In this embodiment, the user operates the operation lever 2 which is a part of the platen gap converting device 90.
By operating the, the position of the carriage 31 can be displaced via a cam mechanism (not shown), and the platen gap can be adjusted. And
This platen gap converting device 90 has a main body 1 and two cam portions (11 and 21), and the operation lever 2 and the cam portions (11 and 21) are integrated with the main body portion 1 in the main body portion 1. It is formed by molding, and it can take four positions by rotating in the rotating direction 5.

Regarding the above-mentioned four positions, more specifically, as shown in FIGS. 1 and 5, the recording material is plain paper or the like, and the thickness thereof is relatively thin (for example, the thickness is 0.08 to 0.3).
Normal position (hereinafter referred to as "N position") that is set in the case of (mm). 2 and 6,
The + position that is set when the recording material is a board paper, an envelope, or the like and has a relatively large thickness (for example, a thickness of about 0.4 to 1.6 mm). The recording material shown in FIGS. 3 and 7 is C
There is a ++ position that is set when it is D-R.
Furthermore, as shown in FIG. 4 and FIG. 8, when manually setting the recording materials one by one, when manually setting a rigid one such as a CD-R tray on which a CD-R is placed, or when setting the recording material A driving roller (41, 43) for feeding a recording material and a driven roller (4) for removing the recording material from the printer.
2 and 44) are separated from each other and the recording material is opened (hereinafter referred to as “R position”).

Further, as described above, the carriage 31 moves in accordance with the four possible positions of the main body 1, and the head surface 33 of the head 32 and the recording material P are moved.
It is possible to adjust the distance from the printing surface K of the sheet and PG. That is, at the N position, the carriage 31 is at the most lowered position, and the carriage 31 at the + position is the carriage 31 at the N position.
The carriage 31 is in a slightly raised position, and the carriage 31 in the ++ position is in a position slightly raised from the + position. Then, the carriage 31 in the R position
Is in the same or slightly elevated position as the ++ position.

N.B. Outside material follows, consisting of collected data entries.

__global__ __launch_bounds__(kBlock) void k_kill_count(const uint32_t *__restrict__ tb_start,
                                                       const uint32_t *__restrict__ tb_end, uint32_t K,
                                                       uint32_t n_txn, const uint64_t *__restrict__ kill_bits,
                                                       const uint64_t *__restrict__ skip_bits,
                                                       uint8_t *__restrict__ status, uint32_t *__restrict__ info,
                                                       uint32_t *__restrict__ tsum, const Counters *ctr) {
    __shared__ uint32_t lds4[4];
    const uint32_t m = n_txn > K ? n_txn - K : 0u;
    const uint32_t ntiles = (m + kKillTile - 1) / kKillTile;
    if (blockIdx.x >= ntiles || input_err(ctr) || ctr->halt) return;
    const uint32_t tid = threadIdx.x;
    const uint32_t t_lo = K + blockIdx.x * kKillTile;
    uint32_t a0[kKillIPT], a1[kKillIPT];
#pragma unroll
    for (int j = 0; j < kKillIPT; j++) {
        const uint32_t t = t_lo + j * kBlock + tid;
        a0[j] = t < n_txn ? tb_start[t] : 0u;
        a1[j] = t < n_txn ? tb_end[t] : 0u;
    }
    uint32_t cnt = 0, acc = 0;
#pragma unroll
    for (int j = 0; j < kKillIPT; j++) {
        const uint32_t t = t_lo + j * kBlock + tid;
        if (t >= n_txn) continue;
        const bool killed = range_killed(kill_bits, a0[j], a1[j]);
        if (killed) status[t] = ST_ABORT;
        const uint32_t len = killed ? 0u : a1[j] - a0[j] - (skip_bits ? range_count(skip_bits, a0[j], a1[j]) : 0u);
        info[t - K] = killed ? 0u : len | 0x80000000u;
        cnt += killed ? 0u : 1u;
        acc += len;
    }
    uint32_t tc = 0, ta = 0;
    (void)block_excl_scan256(cnt, lds4, &tc);
    (void)block_excl_scan256(acc, lds4, &ta);
    if (tid == 0) {
        tsum[2 * blockIdx.x] = tc;
        tsum[2 * blockIdx.x + 1] = ta;
    }
}

template <int KEYS>
__global__ __launch_bounds__(kBlock) void k_kill_emit(
    const uint32_t *__restrict__ tb_start, const uint32_t *__restrict__ tb_end, uint32_t *__restrict__ acc_row,
    uint32_t K, uint32_t n_txn,
    const uint64_t *__restrict__ skip_bits, const uint32_t *__restrict__ info, const uint32_t *__restrict__ tsum,
    uint32_t *__restrict__ map,
    uint8_t *__restrict__ status_b, uint8_t *__restrict__ tlen_b, uint64_t *__restrict__ pairs_b, Counters *ctr,
    KillKeys kk, const uint32_t *__restrict__ row_state, int nowait) {
    __shared__ Agg wt_c[kBlock / 64], wt_a[kBlock / 64], wt_f[kBlock / 64];
    __shared__ uint32_t s_sub0, s_ab0, s_nsurv, s_nacc, s_nfull;
    __shared__ uint32_t l_a0[kKillTile], l_pre[kKillTile + 1];
    __shared__ uint32_t l_st[kKillTile], l_len[kKillTile];
    __shared__ uint32_t l_end[KEYS ? kKillTile : 1], l_fl[KEYS ? kKillTile : 1], l_skip[KEYS ? kKillTile : 1];
    __shared__ uint32_t l_fpre[KEYS == 1 ? kKillTile + 1 : 1];
    const uint32_t m = n_txn > K ? n_txn - K : 0u;
    const uint32_t ntiles = (m + kKillTile - 1) / kKillTile;
    if (blockIdx.x >= ntiles || input_err(ctr) || ctr->halt) return;
    const uint32_t tid = threadIdx.x, lane = tid & 63, wave = tid >> 6;
    const uint32_t tile = blockIdx.x;
    const uint32_t t_lo = K + tile * kKillTile;
#pragma unroll
    for (int j = 0; j < kKillIPT; j++) {
        const uint32_t t = t_lo + j * kBlock + tid;
        l_st[j * kBlock + tid] = t < n_txn ? tb_start[t] : 0u;
        l_len[j * kBlock + tid] = t < n_txn ? info[t - K] : 0u;
        if constexpr (KEYS) l_end[j * kBlock + tid] = t < n_txn ? tb_end[t] : 0u;
    }
    if (wave < 2) {
        uint32_t sum = 0;
        for (uint32_t q0 = 0; q0 < tile; q0 += 8 * 64) {
            uint32_t v[8];
#pragma unroll
            for (uint32_t u = 0; u < 8; u++) {
                const uint32_t q = q0 + u * 64 + lane;
                v[u] = q < tile ? tsum[2 * q + wave] : 0u;
            }
#pragma unroll
            for (uint32_t u = 0; u < 8; u++) sum += v[u];
        }
#pragma unroll
        for (int off = 32; off > 0; off >>= 1) sum += __shfl_xor(sum, off, 64);
        if (lane == 0) {
            (wave == 0 ? s_sub0 : s_ab0) = sum;
            if (tile == ntiles - 1) (wave == 0 ? ctr->b_txn : ctr->b_acc) = sum + tsum[2 * tile + wave];
        }
    }
    __syncthreads();
    const uint32_t first = t_lo + tid * kKillIPT;
    uint32_t surv = 0, cnt = 0, acc = 0, full = 0;
    uint32_t a0s[kKillIPT], lens[kKillIPT], fls[kKillIPT];
#pragma unroll
    for (int j = 0; j < kKillIPT; j++) {
        const uint32_t w = l_len[tid * kKillIPT + j];
        a0s[j] = l_st[tid * kKillIPT + j];
        lens[j] = w & 0x7FFFFFFFu;
        fls[j] = KEYS ? l_end[tid * kKillIPT + j] - a0s[j] : 0u;
        if (!w) continue;
        surv |= 1u << j;
        cnt++;
        acc += lens[j];
        full += fls[j];
    }
    const Agg inc_c = wave_incl<OpPlain>(Agg{0u, 0u, cnt}, lane);
    const Agg inc_a = wave_incl<OpPlain>(Agg{0u, 0u, acc}, lane);
    const Agg inc_f = KEYS == 1 ? wave_incl<OpPlain>(Agg{0u, 0u, full}, lane) : Agg{0u, 0u, 0u};
    if (lane == 63) {
        wt_c[wave] = inc_c;
        wt_a[wave] = inc_a;
        wt_f[wave] = inc_f;
    }
    __syncthreads();
    if (tid == 0) {
        uint32_t c = 0, a = 0, f = 0;
        for (int w = 0; w < kBlock / 64; w++) {
            c += wt_c[w].c;
            a += wt_a[w].c;
            f += wt_f[w].c;
        }
        s_nsurv = c;
        s_nacc = a;
        s_nfull = f;
    }
    uint32_t ls = 0, la = 0, lf = 0;
    for (uint32_t w = 0; w < wave; w++) {
        ls += wt_c[w].c;
        la += wt_a[w].c;
        lf += wt_f[w].c;
    }
    ls += wave_excl_from_incl<OpPlain>(inc_c, lane).c;
    la += wave_excl_from_incl<OpPlain>(inc_a, lane).c;
    if constexpr (KEYS == 1) lf += wave_excl_from_incl<OpPlain>(inc_f, lane).c;
    __syncthreads();
    const uint32_t sub0 = s_sub0;
#pragma unroll
    for (int j = 0; j < kKillIPT; j++) {
        if (!((surv >> j) & 1u)) continue;
        const uint32_t sub = sub0 + ls;
        map[sub] = first + j;
        tlen_b[sub] = (uint8_t)lens[j];
        status_b[sub] = ST_UNDEC;
        l_a0[ls] = a0s[j];
        l_pre[ls] = la;
        if constexpr (KEYS) l_fl[ls] = fls[j];
        if constexpr (KEYS == 1) {
            l_fpre[ls] = lf;
            l_skip[ls] = 0;
        }
        if constexpr (KEYS == 2)
            l_skip[ls] = skip_bits && fls[j] <= 32u ? range_field(skip_bits, a0s[j], a0s[j] + fls[j]) : 0u;
        la += lens[j];
        lf += fls[j];
        ls++;
    }
    if (tid == 0) {
        l_pre[s_nsurv] = s_nacc;
        if constexpr (KEYS == 1) l_fpre[s_nsurv] = s_nfull;
    }
    __syncthreads();
    if constexpr (KEYS == 1) {
        constexpr uint32_t kU = 4;
        const uint32_t ns = s_nsurv, nf = s_nfull;
        for (uint32_t g0 = 0; g0 < nf; g0 += kBlock * kU) {
            uint32_t a[kU], wr[kU];
            uint64_t key[kU];
#pragma unroll
            for (uint32_t u = 0; u < kU; u++) {
                const uint32_t g = g0 + u * kBlock + tid;
                uint32_t lo = 0, hi = ns;
                while (hi - lo > 1) {
                    const uint32_t mid = (lo + hi) >> 1;
                    if (l_fpre[mid] <= g) lo = mid;
                    else hi = mid;
                }
                a[u] = l_a0[lo] + (g - l_fpre[lo]);
                wr[u] = 0;
                key[u] = g < nf ? kk_key(kk, a[u], wr[u]) : 0ull;
            }
            uint32_t rows[kU];
#pragma unroll
            for (uint32_t u = 0; u < kU; u++) {
                uint64_t row = 0;
                if (g0 + u * kBlock + tid < nf)
                    kk_row<false>(kk, key[u], row, ctr);
                rows[u] = (uint32_t)row;
            }
#pragma unroll
            for (uint32_t u = 0; u < kU; u++) {
                const uint32_t g = g0 + u * kBlock + tid;
                if (g >= nf) continue;
                acc_row[a[u]] = rows[u] | (wr[u] ? AR_WR : 0u);
#ifdef DVCC_EMIT_ROW_STATE
                const bool skip = nowait && !wr[u] && row_bits(row_state, rows[u]) == RS_RD;
#else
                const bool skip = skip_bits && ((skip_bits[a[u] >> 6] >> (a[u] & 63u)) & 1ull) != 0;
#endif
                if (skip) {
                    uint32_t lo = 0, hi = ns;
                    while (hi - lo > 1) {
                        const uint32_t mid = (lo + hi) >> 1;
                        if (l_fpre[mid] <= g) lo = mid;
                        else hi = mid;
                    }
                    if (l_fpre[lo + 1] - l_fpre[lo] <= 32u) atomicOr(&l_skip[lo], 1u << (g - l_fpre[lo]));
                }
            }
        }
        __syncthreads();
    }
    constexpr uint32_t kCompactU = 4;
    const uint32_t ns = s_nsurv, na = s_nacc, ab0 = s_ab0;
    for (uint32_t g0 = 0; g0 < na; g0 += kBlock * kCompactU) {
        uint32_t sv[kCompactU], qv[kCompactU], ar[kCompactU];
#pragma unroll
        for (uint32_t u = 0; u < kCompactU; u++) {
            const uint32_t g = g0 + u * kBlock + tid;
            uint32_t lo = 0, hi = ns;
            while (hi - lo > 1) {
                const uint32_t mid = (lo + hi) >> 1;
                if (l_pre[mid] <= g) lo = mid;
                else hi = mid;
            }
            sv[u] = lo;
            qv[u] = g - l_pre[lo];
            uint32_t a = 0;
            if (g < na) {
                if constexpr (KEYS) {
                    if (l_fl[lo] <= 32u) {
                        uint32_t kept = ~l_skip[lo];
                        for (uint32_t r = qv[u]; r; r--) kept &= kept - 1;
                        a = l_a0[lo] + (uint32_t)__builtin_ctz(kept);
                    } else {
                        a = skip_bits ? nth_kept(skip_bits, l_a0[lo], qv[u]) : l_a0[lo] + qv[u];
                    }
                } else {
                    a = skip_bits ? nth_kept(skip_bits, l_a0[lo], qv[u]) : l_a0[lo] + qv[u];
                }
            }
            if constexpr (KEYS) {
                uint64_t row = 0;
                uint32_t w = 0;
                if (g < na) kk_row<KEYS == 2>(kk, kk_key(kk, a, w), row, ctr);
                ar[u] = g < na ? (uint32_t)row | (w ? AR_WR : 0u) : 0u;
            } else {
                ar[u] = g < na ? acc_row[a] : 0u;
            }
        }
#pragma unroll
        for (uint32_t u = 0; u < kCompactU; u++) {
            const uint32_t g = g0 + u * kBlock + tid;
            if (g < na) pairs_b[ab0 + g] = pair_pack(ar[u] & ~AR_WR, sub0 + sv[u], qv[u], ar[u] >> 31);
        }
    }
}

That is, the platen gap at the N position is h1, the platen gap at the + position is h2,
When the platen gap at the ++ position is h3 and the platen gap at the R position is h4, h4 ≧ h
3>h2> h1.

Then, the platen gap converting device 90
Has a body portion 1 integrally formed, an operating lever 2, a first cam portion 11, and a second cam portion 21, and can take the above-mentioned four positions. . Further, the first sensor 10 and the second sensor 20 are provided on the rotation paths of the first cam portion 11 and the second cam portion 21, respectively, and identify the above-mentioned four positions to identify the position identification device. It is possible to perform the function as 80.

The first cam portion 11 and the second cam portion 21 are shown in FIG.
As shown in FIG. 4, the rotation direction 5 of the main body 1 is
Is provided in parallel with, and is offset from the front-back direction in a side view, that is, in the direction of the rotating shaft 35. Further, the first sensor 10 is provided on the rotation trajectory of the first cam portion 11, and the second sensor 20 is provided on the rotation trajectory of the second cam portion 21, and the four positions taken by the main body portion 1 are provided. Can be identified. That is, one sensor (for example, the first sensor 10) is arranged on the rotation track of one cam portion (for example, the first cam portion 11), and the sensor of the cam portion The on-off state can be identified by the presence or absence of contact.
Hereinafter, the cam portion (11, 21) is the sensor (10, 20)
The state where the detecting portion (12, 22) of the sensor is tilted with respect to the sensor body portion (13, 23) is turned on (hereinafter referred to as “H”), and the cam portion (11, 21) )
The state in which is not in contact with the sensor (10, 20) is an off state (hereinafter referred to as “L”).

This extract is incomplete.